● **PROBLEM**
List all lines of the data containing the word "nullptr".

(Saved entries)

■ ■ ■ ■

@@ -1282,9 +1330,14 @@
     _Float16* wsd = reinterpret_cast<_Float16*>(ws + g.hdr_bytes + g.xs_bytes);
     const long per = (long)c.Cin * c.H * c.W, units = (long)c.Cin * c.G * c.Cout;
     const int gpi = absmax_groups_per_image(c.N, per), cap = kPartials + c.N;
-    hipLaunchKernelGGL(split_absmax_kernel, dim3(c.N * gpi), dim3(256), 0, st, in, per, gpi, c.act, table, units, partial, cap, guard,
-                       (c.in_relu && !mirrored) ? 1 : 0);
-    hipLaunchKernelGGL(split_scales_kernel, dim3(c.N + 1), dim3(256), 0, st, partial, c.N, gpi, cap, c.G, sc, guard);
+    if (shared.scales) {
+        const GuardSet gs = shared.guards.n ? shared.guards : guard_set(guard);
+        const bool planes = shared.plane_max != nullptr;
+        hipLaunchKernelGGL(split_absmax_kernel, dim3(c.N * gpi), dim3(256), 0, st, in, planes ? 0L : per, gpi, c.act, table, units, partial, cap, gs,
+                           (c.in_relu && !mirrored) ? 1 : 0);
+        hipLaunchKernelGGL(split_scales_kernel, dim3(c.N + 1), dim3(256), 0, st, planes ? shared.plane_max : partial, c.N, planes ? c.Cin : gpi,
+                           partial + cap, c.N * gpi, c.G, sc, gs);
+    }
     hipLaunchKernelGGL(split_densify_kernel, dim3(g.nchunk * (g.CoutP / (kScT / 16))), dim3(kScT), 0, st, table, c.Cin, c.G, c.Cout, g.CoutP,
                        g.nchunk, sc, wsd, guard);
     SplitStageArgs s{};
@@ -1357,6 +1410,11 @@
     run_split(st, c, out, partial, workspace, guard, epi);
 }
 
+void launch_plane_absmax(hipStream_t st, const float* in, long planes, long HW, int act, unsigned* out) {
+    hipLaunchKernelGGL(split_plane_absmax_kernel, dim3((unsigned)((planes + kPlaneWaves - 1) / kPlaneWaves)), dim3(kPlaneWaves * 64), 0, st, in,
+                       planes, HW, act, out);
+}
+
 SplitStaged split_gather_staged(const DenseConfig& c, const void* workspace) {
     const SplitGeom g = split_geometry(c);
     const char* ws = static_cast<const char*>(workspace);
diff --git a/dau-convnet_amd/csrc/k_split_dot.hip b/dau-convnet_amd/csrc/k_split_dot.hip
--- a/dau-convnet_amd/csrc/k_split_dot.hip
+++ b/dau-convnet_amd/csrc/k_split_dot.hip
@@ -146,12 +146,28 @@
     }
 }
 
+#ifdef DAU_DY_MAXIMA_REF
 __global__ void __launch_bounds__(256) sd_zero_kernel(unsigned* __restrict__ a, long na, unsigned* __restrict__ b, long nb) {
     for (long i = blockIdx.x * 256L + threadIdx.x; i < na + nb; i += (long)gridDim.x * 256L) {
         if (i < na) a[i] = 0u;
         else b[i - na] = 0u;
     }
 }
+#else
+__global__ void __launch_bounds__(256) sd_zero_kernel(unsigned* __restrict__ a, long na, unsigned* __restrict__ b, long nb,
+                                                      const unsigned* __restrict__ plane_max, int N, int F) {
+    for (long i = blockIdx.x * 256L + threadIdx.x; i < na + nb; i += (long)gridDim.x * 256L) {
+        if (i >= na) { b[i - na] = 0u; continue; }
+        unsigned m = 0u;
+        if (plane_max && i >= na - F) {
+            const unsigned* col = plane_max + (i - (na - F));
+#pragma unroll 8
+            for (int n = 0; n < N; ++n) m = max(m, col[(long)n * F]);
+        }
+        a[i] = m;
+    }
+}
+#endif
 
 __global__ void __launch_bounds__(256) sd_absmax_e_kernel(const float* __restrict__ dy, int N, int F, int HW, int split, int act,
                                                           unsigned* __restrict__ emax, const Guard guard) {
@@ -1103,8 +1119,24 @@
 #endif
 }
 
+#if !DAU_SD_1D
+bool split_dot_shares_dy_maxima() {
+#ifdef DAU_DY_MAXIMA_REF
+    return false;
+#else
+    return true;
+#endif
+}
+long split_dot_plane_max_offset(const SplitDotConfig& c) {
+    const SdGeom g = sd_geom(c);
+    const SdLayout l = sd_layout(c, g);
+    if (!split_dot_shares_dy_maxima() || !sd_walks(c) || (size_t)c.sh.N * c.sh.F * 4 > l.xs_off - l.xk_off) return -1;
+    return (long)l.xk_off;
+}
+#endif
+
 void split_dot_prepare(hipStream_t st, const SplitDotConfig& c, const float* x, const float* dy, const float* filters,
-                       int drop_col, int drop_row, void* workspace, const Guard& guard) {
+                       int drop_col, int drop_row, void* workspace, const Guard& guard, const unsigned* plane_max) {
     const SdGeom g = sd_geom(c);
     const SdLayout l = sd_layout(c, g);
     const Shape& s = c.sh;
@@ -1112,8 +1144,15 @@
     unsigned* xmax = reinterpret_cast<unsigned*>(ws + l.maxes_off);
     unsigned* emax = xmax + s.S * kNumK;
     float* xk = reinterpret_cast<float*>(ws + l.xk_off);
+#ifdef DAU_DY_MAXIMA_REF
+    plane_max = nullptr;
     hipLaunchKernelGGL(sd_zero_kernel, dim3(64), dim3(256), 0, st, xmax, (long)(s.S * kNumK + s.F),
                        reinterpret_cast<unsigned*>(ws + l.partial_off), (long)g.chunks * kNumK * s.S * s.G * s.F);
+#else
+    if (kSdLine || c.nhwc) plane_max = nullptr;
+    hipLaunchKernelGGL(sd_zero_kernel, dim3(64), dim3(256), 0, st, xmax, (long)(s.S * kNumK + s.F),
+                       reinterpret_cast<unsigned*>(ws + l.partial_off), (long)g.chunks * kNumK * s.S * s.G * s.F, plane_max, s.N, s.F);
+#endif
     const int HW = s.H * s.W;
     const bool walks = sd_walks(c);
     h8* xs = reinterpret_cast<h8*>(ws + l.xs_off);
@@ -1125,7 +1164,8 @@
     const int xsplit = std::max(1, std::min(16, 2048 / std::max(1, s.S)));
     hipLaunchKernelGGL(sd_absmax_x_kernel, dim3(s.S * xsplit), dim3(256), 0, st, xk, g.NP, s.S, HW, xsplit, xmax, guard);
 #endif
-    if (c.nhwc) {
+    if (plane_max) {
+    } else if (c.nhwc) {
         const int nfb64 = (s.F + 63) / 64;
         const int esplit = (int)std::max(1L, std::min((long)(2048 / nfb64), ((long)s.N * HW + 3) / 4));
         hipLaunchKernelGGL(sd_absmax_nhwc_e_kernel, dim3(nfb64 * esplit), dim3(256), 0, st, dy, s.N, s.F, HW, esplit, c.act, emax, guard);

■ ■ ■ ■

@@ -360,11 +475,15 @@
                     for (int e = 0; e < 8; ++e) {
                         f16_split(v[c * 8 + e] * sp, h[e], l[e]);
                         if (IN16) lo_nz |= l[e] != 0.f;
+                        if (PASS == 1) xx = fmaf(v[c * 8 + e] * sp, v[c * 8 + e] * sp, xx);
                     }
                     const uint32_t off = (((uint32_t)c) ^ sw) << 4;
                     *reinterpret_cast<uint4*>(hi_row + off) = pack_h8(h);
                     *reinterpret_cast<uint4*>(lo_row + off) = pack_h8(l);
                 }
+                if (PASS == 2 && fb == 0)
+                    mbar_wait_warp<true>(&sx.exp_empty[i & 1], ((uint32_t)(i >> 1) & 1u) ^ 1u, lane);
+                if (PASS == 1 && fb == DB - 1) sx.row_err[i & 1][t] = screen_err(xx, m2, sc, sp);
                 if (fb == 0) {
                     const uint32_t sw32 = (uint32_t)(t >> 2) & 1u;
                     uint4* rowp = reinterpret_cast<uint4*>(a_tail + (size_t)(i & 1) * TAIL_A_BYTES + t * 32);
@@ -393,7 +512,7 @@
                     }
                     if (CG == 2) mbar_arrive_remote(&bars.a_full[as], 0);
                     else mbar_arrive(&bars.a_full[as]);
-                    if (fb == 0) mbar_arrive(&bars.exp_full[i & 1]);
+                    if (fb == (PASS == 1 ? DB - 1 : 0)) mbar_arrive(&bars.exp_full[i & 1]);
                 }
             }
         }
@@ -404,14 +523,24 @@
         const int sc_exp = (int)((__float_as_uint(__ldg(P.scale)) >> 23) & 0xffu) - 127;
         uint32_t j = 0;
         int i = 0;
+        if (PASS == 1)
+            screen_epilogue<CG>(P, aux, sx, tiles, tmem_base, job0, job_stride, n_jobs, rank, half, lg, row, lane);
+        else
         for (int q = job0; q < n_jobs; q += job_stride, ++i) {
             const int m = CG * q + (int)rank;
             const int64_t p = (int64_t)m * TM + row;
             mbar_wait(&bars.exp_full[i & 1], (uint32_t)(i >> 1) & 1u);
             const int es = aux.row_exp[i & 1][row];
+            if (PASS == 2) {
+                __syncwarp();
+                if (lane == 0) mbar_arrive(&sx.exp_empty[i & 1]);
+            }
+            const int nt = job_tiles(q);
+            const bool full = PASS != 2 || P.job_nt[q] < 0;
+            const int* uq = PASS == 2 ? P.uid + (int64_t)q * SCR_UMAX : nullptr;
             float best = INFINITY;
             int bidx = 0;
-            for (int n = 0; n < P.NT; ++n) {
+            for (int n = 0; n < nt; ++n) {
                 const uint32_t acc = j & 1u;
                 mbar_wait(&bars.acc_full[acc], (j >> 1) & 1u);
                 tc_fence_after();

■ ■ ■ ■

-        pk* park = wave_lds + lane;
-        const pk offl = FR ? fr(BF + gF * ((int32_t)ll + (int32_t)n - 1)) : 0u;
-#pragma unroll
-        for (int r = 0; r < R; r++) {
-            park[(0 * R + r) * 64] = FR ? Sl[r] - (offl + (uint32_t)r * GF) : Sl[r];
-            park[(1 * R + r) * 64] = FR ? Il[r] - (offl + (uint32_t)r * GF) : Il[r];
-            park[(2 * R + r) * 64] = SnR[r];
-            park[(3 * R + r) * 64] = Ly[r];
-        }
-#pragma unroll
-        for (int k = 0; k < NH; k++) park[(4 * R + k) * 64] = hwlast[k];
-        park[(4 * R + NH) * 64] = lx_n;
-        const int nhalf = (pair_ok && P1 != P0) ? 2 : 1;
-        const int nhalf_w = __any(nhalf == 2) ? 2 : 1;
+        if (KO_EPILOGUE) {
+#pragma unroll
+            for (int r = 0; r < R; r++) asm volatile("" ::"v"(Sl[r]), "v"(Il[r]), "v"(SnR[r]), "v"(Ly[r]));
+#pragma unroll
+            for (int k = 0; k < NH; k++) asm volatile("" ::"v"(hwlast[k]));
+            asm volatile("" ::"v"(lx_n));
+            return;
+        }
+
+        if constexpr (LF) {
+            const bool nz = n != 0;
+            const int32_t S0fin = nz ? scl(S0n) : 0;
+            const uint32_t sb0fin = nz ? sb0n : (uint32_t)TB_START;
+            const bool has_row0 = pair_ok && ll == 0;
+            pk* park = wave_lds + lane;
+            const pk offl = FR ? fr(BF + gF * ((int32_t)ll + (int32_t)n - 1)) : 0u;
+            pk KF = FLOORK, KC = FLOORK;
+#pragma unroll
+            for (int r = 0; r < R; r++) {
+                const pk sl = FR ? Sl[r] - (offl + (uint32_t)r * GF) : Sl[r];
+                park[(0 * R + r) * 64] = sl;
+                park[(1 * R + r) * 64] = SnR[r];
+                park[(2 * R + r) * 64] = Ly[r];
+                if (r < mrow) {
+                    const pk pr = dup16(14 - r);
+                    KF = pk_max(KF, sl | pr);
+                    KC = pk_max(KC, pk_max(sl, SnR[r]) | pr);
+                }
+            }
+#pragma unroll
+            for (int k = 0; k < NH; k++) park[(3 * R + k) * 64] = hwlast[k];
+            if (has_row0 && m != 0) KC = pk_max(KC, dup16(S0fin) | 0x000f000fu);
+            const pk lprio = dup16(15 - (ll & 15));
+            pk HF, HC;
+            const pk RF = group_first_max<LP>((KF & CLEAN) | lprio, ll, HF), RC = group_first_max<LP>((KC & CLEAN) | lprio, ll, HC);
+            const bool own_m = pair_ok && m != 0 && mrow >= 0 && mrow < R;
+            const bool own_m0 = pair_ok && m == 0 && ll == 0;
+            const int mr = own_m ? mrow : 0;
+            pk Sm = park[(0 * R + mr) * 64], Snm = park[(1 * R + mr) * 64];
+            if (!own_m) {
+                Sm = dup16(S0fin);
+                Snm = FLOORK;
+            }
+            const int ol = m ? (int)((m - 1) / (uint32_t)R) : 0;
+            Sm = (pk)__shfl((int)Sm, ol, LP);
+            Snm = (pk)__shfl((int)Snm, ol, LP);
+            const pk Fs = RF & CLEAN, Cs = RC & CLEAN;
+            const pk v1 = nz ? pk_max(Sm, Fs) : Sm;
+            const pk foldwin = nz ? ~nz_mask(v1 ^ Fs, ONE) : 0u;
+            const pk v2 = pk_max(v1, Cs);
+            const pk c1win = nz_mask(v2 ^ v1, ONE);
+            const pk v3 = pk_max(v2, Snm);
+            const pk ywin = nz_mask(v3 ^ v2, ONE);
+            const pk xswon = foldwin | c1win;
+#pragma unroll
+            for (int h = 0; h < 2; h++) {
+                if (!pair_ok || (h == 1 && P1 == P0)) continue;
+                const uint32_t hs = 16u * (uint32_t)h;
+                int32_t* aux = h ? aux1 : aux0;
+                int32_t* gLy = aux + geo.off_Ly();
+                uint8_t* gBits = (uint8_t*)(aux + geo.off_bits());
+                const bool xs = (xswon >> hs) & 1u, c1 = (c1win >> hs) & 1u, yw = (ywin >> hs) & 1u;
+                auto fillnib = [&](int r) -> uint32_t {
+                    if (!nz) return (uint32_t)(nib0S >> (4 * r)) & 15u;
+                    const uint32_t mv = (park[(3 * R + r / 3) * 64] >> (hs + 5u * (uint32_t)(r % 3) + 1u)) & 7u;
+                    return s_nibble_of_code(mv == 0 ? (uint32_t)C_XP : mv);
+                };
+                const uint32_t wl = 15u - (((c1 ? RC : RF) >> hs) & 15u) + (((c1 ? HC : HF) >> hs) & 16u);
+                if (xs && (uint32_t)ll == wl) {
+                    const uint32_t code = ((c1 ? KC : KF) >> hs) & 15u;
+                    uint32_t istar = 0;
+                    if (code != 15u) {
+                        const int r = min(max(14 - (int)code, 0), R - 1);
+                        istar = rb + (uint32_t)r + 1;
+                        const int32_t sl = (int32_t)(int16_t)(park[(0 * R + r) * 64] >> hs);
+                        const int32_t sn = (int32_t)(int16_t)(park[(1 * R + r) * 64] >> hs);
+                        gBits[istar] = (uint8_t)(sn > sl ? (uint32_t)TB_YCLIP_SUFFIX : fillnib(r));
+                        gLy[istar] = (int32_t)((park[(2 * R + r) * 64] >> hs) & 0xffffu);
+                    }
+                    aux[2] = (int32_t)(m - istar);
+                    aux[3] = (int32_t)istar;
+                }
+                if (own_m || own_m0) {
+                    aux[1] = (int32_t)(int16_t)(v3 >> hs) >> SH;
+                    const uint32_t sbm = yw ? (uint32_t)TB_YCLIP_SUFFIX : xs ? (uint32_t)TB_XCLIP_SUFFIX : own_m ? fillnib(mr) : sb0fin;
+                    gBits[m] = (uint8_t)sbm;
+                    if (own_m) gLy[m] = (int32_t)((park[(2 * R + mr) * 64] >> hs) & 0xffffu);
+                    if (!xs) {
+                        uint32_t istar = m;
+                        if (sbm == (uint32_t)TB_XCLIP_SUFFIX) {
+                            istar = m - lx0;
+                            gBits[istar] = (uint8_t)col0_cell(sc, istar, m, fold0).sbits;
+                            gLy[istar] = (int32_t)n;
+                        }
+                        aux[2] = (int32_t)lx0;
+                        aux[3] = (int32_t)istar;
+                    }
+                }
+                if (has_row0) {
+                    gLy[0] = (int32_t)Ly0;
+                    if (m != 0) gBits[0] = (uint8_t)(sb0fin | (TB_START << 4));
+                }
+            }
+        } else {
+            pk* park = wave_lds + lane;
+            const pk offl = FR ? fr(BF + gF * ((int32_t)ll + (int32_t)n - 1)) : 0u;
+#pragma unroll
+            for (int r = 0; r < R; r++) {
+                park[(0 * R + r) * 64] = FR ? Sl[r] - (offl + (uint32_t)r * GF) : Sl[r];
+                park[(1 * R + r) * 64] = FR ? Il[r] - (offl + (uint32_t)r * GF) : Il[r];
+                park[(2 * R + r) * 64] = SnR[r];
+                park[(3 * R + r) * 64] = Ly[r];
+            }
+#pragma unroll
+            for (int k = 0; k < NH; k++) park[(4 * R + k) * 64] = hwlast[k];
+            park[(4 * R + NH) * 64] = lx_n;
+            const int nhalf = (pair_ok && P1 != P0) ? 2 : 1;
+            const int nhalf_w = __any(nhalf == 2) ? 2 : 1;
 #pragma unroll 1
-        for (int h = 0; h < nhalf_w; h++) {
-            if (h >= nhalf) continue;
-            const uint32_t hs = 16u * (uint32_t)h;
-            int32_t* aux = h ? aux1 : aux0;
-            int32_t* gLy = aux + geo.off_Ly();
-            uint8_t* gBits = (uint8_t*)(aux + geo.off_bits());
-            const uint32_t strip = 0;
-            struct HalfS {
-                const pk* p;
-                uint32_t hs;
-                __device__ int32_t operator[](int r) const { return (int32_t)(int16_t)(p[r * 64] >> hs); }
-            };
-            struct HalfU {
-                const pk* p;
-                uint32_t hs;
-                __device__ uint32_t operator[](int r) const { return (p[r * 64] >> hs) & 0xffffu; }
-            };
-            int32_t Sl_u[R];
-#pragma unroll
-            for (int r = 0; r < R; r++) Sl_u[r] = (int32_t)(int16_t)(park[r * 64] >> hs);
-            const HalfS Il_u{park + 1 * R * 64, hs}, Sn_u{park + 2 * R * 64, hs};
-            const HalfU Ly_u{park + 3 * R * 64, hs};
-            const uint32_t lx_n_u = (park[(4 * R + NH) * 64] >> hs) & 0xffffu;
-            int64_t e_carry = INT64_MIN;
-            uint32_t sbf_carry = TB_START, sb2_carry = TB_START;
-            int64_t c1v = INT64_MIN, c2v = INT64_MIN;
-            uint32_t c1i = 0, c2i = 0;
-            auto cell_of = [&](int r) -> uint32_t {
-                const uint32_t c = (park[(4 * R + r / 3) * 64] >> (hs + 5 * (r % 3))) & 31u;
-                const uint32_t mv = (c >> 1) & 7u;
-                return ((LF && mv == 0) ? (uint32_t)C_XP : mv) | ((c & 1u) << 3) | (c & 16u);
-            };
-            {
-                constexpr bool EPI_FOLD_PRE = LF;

■ ■ ■ ■

● **SOLVED EXERCISE**
+        const bool planes = shared.plane_max != nullptr;
+    plane_max = nullptr;
+    if (kSdLine || c.nhwc) plane_max = nullptr;
+            const int* uq = PASS == 2 ? P.uid + (int64_t)q * SCR_UMAX : nullptr;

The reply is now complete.